# When is the best time to start beekeeping?



## MrsSurplus (Mar 10, 2011)

Okay, not quite ready to take the plunge, just yet...and the hubby will take some convincing. When we are ready, when is the ideal time of year to begin beekeeping?

Thank you!


----------



## no1cowboy (May 2, 2004)

In the spring when packages and nucs are available


----------



## Sunmo (Dec 29, 2004)

In the fall. Go to the county fair and see the beekeepers exhibit. Ask questions. Join a local beekeepers association. Get in on the Association's mentor program. Become an apprentice beekeeper. Get on the mailing lists of the large bee supply companies. Spend the winter building, buying, and borrowing all the equipment necessary to start your hives. Read the books at the library. Go online and join a couple beekeeping blogs. Ask all the questions you can.


----------



## indypartridge (Oct 26, 2004)

> when is the ideal time of year to begin beekeeping?

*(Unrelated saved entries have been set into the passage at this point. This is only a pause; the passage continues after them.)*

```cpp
__global__ void __launch_bounds__(XW_NT)
    ccf_xcorr_ws2_kernel(const double2 *__restrict__ work,
                         const double2 *__restrict__ tfft,
                         const double2 *__restrict__ tfft2, int T,
                         const double2 *__restrict__ tw,
                         const int32_t *__restrict__ lag_pos,
                         const double *__restrict__ lag_vel, int nlag,
                         const int32_t *__restrict__ ilo,
                         const double *__restrict__ vgrid, int nvel, double beta,
                         double *__restrict__ chisq) {
  extern __shared__ double2 fa[];
  constexpr int LOG2N = 11, n2 = 1 << LOG2N, nfft = 2 * n2, npair = n2 / 2;
  constexpr int NBAR = 5;
  auto img = [&](int i, int j) -> double2 * { return fa + (((i & 1) << 1) + j) * n2; };
  const XcLds lds = xc_lds_ws2(n2, nlag);
  const double2 *T1 = fa + lds.t1;
  double *c0 = reinterpret_cast<double *>(fa + lds.c0);
  const int b = blockIdx.x, tid = threadIdx.x;
  const bool producer = tid >= XW_HALF;
  const int pt = tid & (XW_HALF - 1);
  const double inv_n = 1.0 / nfft;
  xc_fill_twiddles<XW_NT>(fa + 3 * n2, n2, tw);
  const double2 *Sc = work + ((int64_t)b * 2) * (n2 + 1);
  const double2 *Vc = Sc + (n2 + 1);
  typedef int v4i_t __attribute__((ext_vector_type(4)));
  auto ld = [](const __amdgpu_buffer_rsrc_t &r, int off) {
    const v4i_t v = __builtin_amdgcn_raw_buffer_load_b128(r, off, 0, 0);
    return make_double2(__hiloint2double(v.y, v.x), __hiloint2double(v.w, v.z));
  };
  const int nbytes = (n2 + 1) * 16;
  const int NIT = (T + 1) >> 1;
  __syncthreads();
  if (producer) {
    double2 Sk[2], Vk[2], Sm[2], Vm[2];
#pragma unroll
    for (int u = 0; u < 2; u++) {
      const int k = 1 + pt + u * XW_HALF, m = n2 - k;
      Sk[u] = Sc[k], Vk[u] = Vc[k], Sm[u] = Sc[m], Vm[u] = Vc[m];
    }
    const __amdgpu_buffer_rsrc_t rT = __builtin_amdgcn_make_buffer_rsrc(
        (void *)tw, 0, (npair + 1) * 16, 0x00020000);
    double2 op[2][5];
    auto issue = [&](int t, int u, double2 *o) {
      const __amdgpu_buffer_rsrc_t rF = __builtin_amdgcn_make_buffer_rsrc(
          (void *)(tfft + (int64_t)t * (n2 + 1)), 0, nbytes, 0x00020000);
      const __amdgpu_buffer_rsrc_t rF2 = __builtin_amdgcn_make_buffer_rsrc(
          (void *)(tfft2 + (int64_t)t * (n2 + 1)), 0, nbytes, 0x00020000);
      const int k = 1 + pt + u * XW_HALF;
      const int ok = k * 16, om = (n2 - k) * 16;
      o[0] = ld(rF, ok), o[1] = ld(rF2, ok);
      o[2] = ld(rF, om), o[3] = ld(rF2, om);
      o[4] = ld(rT, ok);
    };
    auto form = [&](double2 *dst, int t, int u, const double2 *o) {
      const int k = 1 + pt + u * XW_HALF, m = n2 - k;
      const double2 p1 = cmul(o[0], Sk[u]), p2 = cmul(o[1], Vk[u]);
      const double2 Xk = make_double2(p2.x - 2 * p1.x, p2.y - 2 * p1.y);
      const double2 q1 = cmul(o[2], Sm[u]), q2 = cmul(o[3], Vm[u]);
      const double2 Xm = make_double2(q2.x - 2 * q1.x, q2.y - 2 * q1.y);
      const double2 e = make_double2(Xk.x + Xm.x, Xk.y - Xm.y);
      const double2 d = make_double2(Xk.x - Xm.x, Xk.y + Xm.y);
      const double2 q = cmul(o[4], d);
      dst[k] = make_double2(e.x - q.y, e.y + q.x);
      if (m != k) dst[m] = make_double2(e.x + q.y, -e.y + q.x);
      if (u == 1 && pt == 0) {
        const double2 *Fp = tfft + (int64_t)t * (n2 + 1);
        const double2 *F2p = tfft2 + (int64_t)t * (n2 + 1);
        const double2 a1 = cmul(Fp[0], Sc[0]), a2 = cmul(F2p[0], Vc[0]);
        const double2 b1 = cmul(Fp[n2], Sc[n2]), b2 = cmul(F2p[n2], Vc[n2]);
        const double xk = a2.x - 2 * a1.x, xm = b2.x - 2 * b1.x;
        dst[0] = make_double2(xk + xm, xk - xm);
      }
    };
    auto tq = [&](int i, int q) { return min(2 * i + (q >> 1), T - 1); };
    issue(tq(0, 0), 0, op[0]);
    for (int it = -1; it < NIT; it++) {
      const int in = it + 1;
      if (in < NIT) {
#pragma unroll
        for (int q = 0; q < 4; q++) {
          if (q + 1 < 4)
            issue(tq(in, q + 1), (q + 1) & 1, op[(q + 1) & 1]);
          else if (in + 1 < NIT)
            issue(tq(in + 1, 0), 0, op[(q + 1) & 1]);
          form(img(in, q >> 1), tq(in, q), q & 1, op[q & 1]);
          __syncthreads();
        }
        __syncthreads();
      } else {
        for (int q = 0; q < NBAR; q++) __syncthreads();
      }
    }
    return;
  }
  const int j = pt >> 8, bt = pt & 255;
  int pre_pos[1], dummy = 0;
  (void)dummy;
  pre_pos[0] = lag_pos[min(pt, nlag - 1)];
  const int tvx = min(pt, nvel - 1);
  const int pre_lo = ilo[tvx];
  const double pre_xg = vgrid[tvx];
  const double pre_x0 = lag_vel[pre_lo], pre_x1 = lag_vel[pre_lo + 1];
  for (int it = -1; it < NIT; it++) {
    if (it < 0) {
      for (int q = 0; q < NBAR; q++) __syncthreads();
      continue;
    }
    double2 *a = img(it, j);
    const int t0 = 2 * it, t1 = min(2 * it + 1, T - 1);
    const bool two = (2 * it + 1 < T);
    double *out0 = chisq + ((int64_t)b * T + t0) * nvel;
    double *out1 = chisq + ((int64_t)b * T + t1) * nvel;
    double old0 = 0, old1 = 0;
    if (beta != 0.0) {
      old0 = out0[tvx];
      old1 = out1[tvx];
    }
    xw_pass<1, LOG2N>(a, T1, 0, bt);
    __syncthreads();
    xw_pass<1, LOG2N>(a, T1, 1, bt);
    __syncthreads();
    xw_pass<1, LOG2N>(a, T1, 2, bt);
    __syncthreads();
#pragma unroll
    for (int h = 0; h < 2; h++) {
      const int base = (bt + 256 * h) << 2;
      double2 v0 = a[base], v1 = a[base + 1], v2 = a[base + 2], v3 = a[base + 3];
      dft4<1>(v0, v1, v2, v3);
      a[base] = v0, a[base + 1] = v1, a[base + 2] = v2, a[base + 3] = v3;
    }
    __syncthreads();
    if (pt < nlag) {
      c0[pt] = reinterpret_cast<const double *>(img(it, 0))[pre_pos[0]] * inv_n;
      c0[nlag + pt] = reinterpret_cast<const double *>(img(it, 1))[pre_pos[0]] * inv_n;
    }
    __syncthreads();
    if (pt < nvel) {
      const double dx = pre_x1 - pre_x0, xg = pre_xg - pre_x0;
      const double sl0 = (c0[pre_lo + 1] - c0[pre_lo]) / dx;
      const double val0 = sl0 * xg + c0[pre_lo];
      out0[pt] = (beta != 0.0) ? beta * old0 + val0 : val0;
      if (two) {
        const double sl1 = (c0[nlag + pre_lo + 1] - c0[nlag + pre_lo]) / dx;
        const double val1 = sl1 * xg + c0[nlag + pre_lo];
        out1[pt] = (beta != 0.0) ? beta * old1 + val1 : val1;
      }
    }
  }
}

extern "C" int rvs_ccf_xcorr(const double *proc_spec, const double *proc_ivar,
                             int nfft, int B, const double *tfft,
                             const double *tfft2, int T, const double *twid_,
                             int continuum, const int32_t *lag_pos,
                             const double *lag_vel, int nlag, const int32_t *ilo,
                             const double *vgrid, int nvel, double beta,
                             const uint8_t *prune, double *chisq, double *work,
                             void *stream) {
  int log2n = 0;
  while ((2 << log2n) < nfft) log2n++;
  if ((2 << log2n) != nfft || nfft < 64 || nfft > 16384) return RVS_E_ARG;
  if (B < 1 || T < 1 || T > 65535 || nlag < 2 || nvel < 1) return RVS_E_ARG;
  const int n2 = nfft >> 1;
  const size_t shm1 = xc_lds_pair(n2, 0).bytes;
  const size_t shm2 = xc_lds_pair(n2, nlag).bytes;
  if (shm2 > XC_LDS_MAX) return RVS_E_ARG;
  hipStream_t st = rvs_stream(stream);
  const double2 *tw = reinterpret_cast<const double2 *>(twid_);
  static bool attr_set = false;
  if (!attr_set) {
    (void)hipFuncSetAttribute((const void *)ccf_rfft_kernel<false>,
                              hipFuncAttributeMaxDynamicSharedMemorySize,
                              XC_LDS_MAX);
    (void)hipFuncSetAttribute((const void *)ccf_xcorr_kernel,
                              hipFuncAttributeMaxDynamicSharedMemorySize,
                              XC_LDS_MAX);
    (void)hipGetLastError();
    attr_set = true;
  }
  hipLaunchKernelGGL(ccf_rfft_kernel<false>, dim3(B, 2), dim3(XC_NT), shm1, st,
                     proc_spec, proc_ivar, nfft, log2n, tw,
                     reinterpret_cast<double2 *>(work), (double2 *)nullptr);
  RVS_LAUNCH_CHECK();
  const int G = xc_group(T, nfft);
  {
    const bool ws_on = rvs_opt(RVS_OPT_XC_WS) != 0;
    const bool p12 = (nfft == 8192 && prune), p11 = (nfft == 4096);
    if (ws_on && (p12 || p11) && nlag <= XW_HALF && nvel <= XW_HALF && T >= 2) {
      static bool ws_attr = false;
      if (!ws_attr) {
        (void)hipFuncSetAttribute((const void *)ccf_xcorr_ws_kernel<12, false>,
                                  hipFuncAttributeMaxDynamicSharedMemorySize,
                                  XC_LDS_MAX);
        (void)hipFuncSetAttribute((const void *)ccf_xcorr_ws_kernel<12, true>,
                                  hipFuncAttributeMaxDynamicSharedMemorySize,
                                  XC_LDS_MAX);
        (void)hipFuncSetAttribute((const void *)ccf_xcorr_ws_kernel<11, true>,
                                  hipFuncAttributeMaxDynamicSharedMemorySize,
                                  XC_LDS_MAX);
        (void)hipFuncSetAttribute((const void *)ccf_xcorr_ws2_kernel,
                                  hipFuncAttributeMaxDynamicSharedMemorySize,
                                  XC_LDS_MAX);
        (void)hipGetLastError();
        ws_attr = true;
      }
      const size_t shmw = xc_lds_ws(n2, nlag, !continuum).bytes;
#define RVS_XW_ARGS                                                                 \
  reinterpret_cast<const double2 *>(work), reinterpret_cast<const double2 *>(tfft),  \
      reinterpret_cast<const double2 *>(tfft2), T, tw, lag_pos, lag_vel, nlag, ilo,  \
      vgrid, nvel, beta, prune, chisq
      if (!continuum) {
        if (p12)
          hipLaunchKernelGGL((ccf_xcorr_ws_kernel<12, true>), dim3(B), dim3(XW_NT), shmw,
                             st, RVS_XW_ARGS);
        else
          hipLaunchKernelGGL((ccf_xcorr_ws_kernel<11, true>), dim3(B), dim3(XW_NT), shmw,
                             st, RVS_XW_ARGS);
        RVS_LAUNCH_CHECK();
        return 0;
      }
      if (p12)
        hipLaunchKernelGGL((ccf_xcorr_ws_kernel<12, false>), dim3(B), dim3(XW_NT), shmw, st,
                           reinterpret_cast<const double2 *>(work),
                           reinterpret_cast<const double2 *>(tfft),
                           reinterpret_cast<const double2 *>(tfft2), T, tw, lag_pos,
                           lag_vel, nlag, ilo, vgrid, nvel, beta, prune, chisq);
      else
        hipLaunchKernelGGL(ccf_xcorr_ws2_kernel, dim3(B), dim3(XW_NT),
                           xc_lds_ws2(n2, nlag).bytes, st,
                           reinterpret_cast<const double2 *>(work),
                           reinterpret_cast<const double2 *>(tfft),
                           reinterpret_cast<const double2 *>(tfft2), T, tw, lag_pos,
                           lag_vel, nlag, ilo, vgrid, nvel, beta, chisq);
      RVS_LAUNCH_CHECK();
      return 0;
    }
  }
  const int bmax = G ? (int)(0x7fffffffll / xc_nblocks(T, 1, G)) : 65535;
  for (int b0 = 0; b0 < B; b0 += bmax) {
    const int nb = (B - b0 < bmax) ? (B - b0) : bmax;
    const dim3 grid = G ? dim3((unsigned)xc_nblocks(T, nb, G)) : dim3(T, nb);
    hipLaunchKernelGGL(
        ccf_xcorr_kernel, grid, dim3(XB_NT), shm2, st,
        reinterpret_cast<const double2 *>(work) + (int64_t)b0 * 2 * (n2 + 1),
        nfft, log2n, reinterpret_cast<const double2 *>(tfft),
        reinterpret_cast<const double2 *>(tfft2), T, tw, continuum, lag_pos,
        lag_vel, nlag, ilo, vgrid, nvel, beta, prune,
        chisq + (int64_t)b0 * T * nvel, nb, G);
    RVS_LAUNCH_CHECK();
  }
  return 0;
}
```

Baseline: 76600.

## Scatter folded CCF lag values directly to c0 and cut block barriers

In the pruned 4096-point fold path, a small LDS lookup table now maps each block's first and last output element to its lag index, so the reduced values are written straight into c0/cA instead of back into the FFT image and then gathered. This removes the image write-back, the separate gather step and its barrier. A wave-level barrier replaces one block barrier after pass 1, and the producer half now syncs every second form step, so each iteration has two block barriers instead of four. The change adds LDS for the table and a one-time setup, and it relies on per-wave data ownership being correct for the wave barrier.

```diff
diff --git a/rvspecfit_amd/csrc/ccf_fft.hip b/rvspecfit_amd/csrc/ccf_fft.hip
--- a/rvspecfit_amd/csrc/ccf_fft.hip
+++ b/rvspecfit_amd/csrc/ccf_fft.hip
@@ -8,23 +8,27 @@
   int c0;
   int t1c;
   int ca;
+  int lt;
   size_t bytes;
 };
 #define XW_NT1C 73
+#define XW_NLT 256
 #define XC_LDS_MAX (159 * 1024)
 __host__ __device__ constexpr XcLds xc_lds_pair(int n2, int nlag) {
   const int t1 = n2, c0 = t1 + XC_NTW(n2);
-  return {t1, c0, 0, 0, sizeof(double2) * (size_t)c0 + sizeof(double) * 2 * (size_t)nlag};
+  return {t1, c0, 0, 0, 0,
+          sizeof(double2) * (size_t)c0 + sizeof(double) * 2 * (size_t)nlag};
 }
 __host__ __device__ constexpr XcLds xc_lds_ws(int n2, int nlag, bool ratio) {
   const int t1 = 2 * n2, c0 = t1 + XC_NTW(n2), t1c = c0 + ((nlag + 1) >> 1),
-            ca = t1c + XW_NT1C;
-  return {t1, c0, t1c, ca,
-          sizeof(double2) * (size_t)ca + (ratio ? sizeof(double) * (size_t)nlag : 0)};
+            ca = t1c + XW_NT1C, lt = ca + (ratio ? (nlag + 1) >> 1 : 0);
+  return {t1, c0, t1c, ca, lt,
+          sizeof(double2) * (size_t)lt + sizeof(int32_t) * (size_t)XW_NLT};
 }
 __host__ __device__ constexpr XcLds xc_lds_ws2(int n2, int nlag) {
   const int t1 = 4 * n2, c0 = t1 + XC_NTW(n2);
-  return {t1, c0, 0, 0, sizeof(double2) * (size_t)c0 + sizeof(double) * 2 * (size_t)nlag};
+  return {t1, c0, 0, 0, 0,
+          sizeof(double2) * (size_t)c0 + sizeof(double) * 2 * (size_t)nlag};
 }
 __host__ __device__ constexpr bool xc_lds_fits(const XcLds &L, int n2, int nimg,
                                                int nrow, int nlag, bool ws, bool ratio) {
@@ -39,6 +43,8 @@
     end = D2 * (L.t1c + 72);
     if (D2 * L.ca < end) return false;
     end = D2 * L.ca + (ratio ? D * (size_t)nlag : 0);
+    if (D2 * L.lt < end) return false;
+    end = D2 * L.lt + sizeof(int32_t) * (size_t)XW_NLT;
   }
   return end <= L.bytes && L.bytes <= XC_LDS_MAX;
 }
@@ -686,6 +692,7 @@
   double *c0 = reinterpret_cast<double *>(fa + lds.c0);
   double2 *T1c = fa + lds.t1c;
   double *cA = reinterpret_cast<double *>(fa + lds.ca);
+  int32_t *lt = reinterpret_cast<int32_t *>(fa + lds.lt);
   const int TI = RATIO ? 2 * T : T;
   const int b = blockIdx.x, tid = threadIdx.x;
   const bool producer = tid >= XW_HALF;
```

Start learning now. Consider heading up to Portland on May 7th for a beginner's class:
http://www.orsba.org/htdocs/bee_schools.php

Check into local bee clubs and see if there's some closer connections you can make:
http://www.orsba.org/htdocs/regionalbranch.php

Typically you order bees in the winter and start your new colonies in the spring.


----------



## MrsSurplus (Mar 10, 2011)

Thank you all!


----------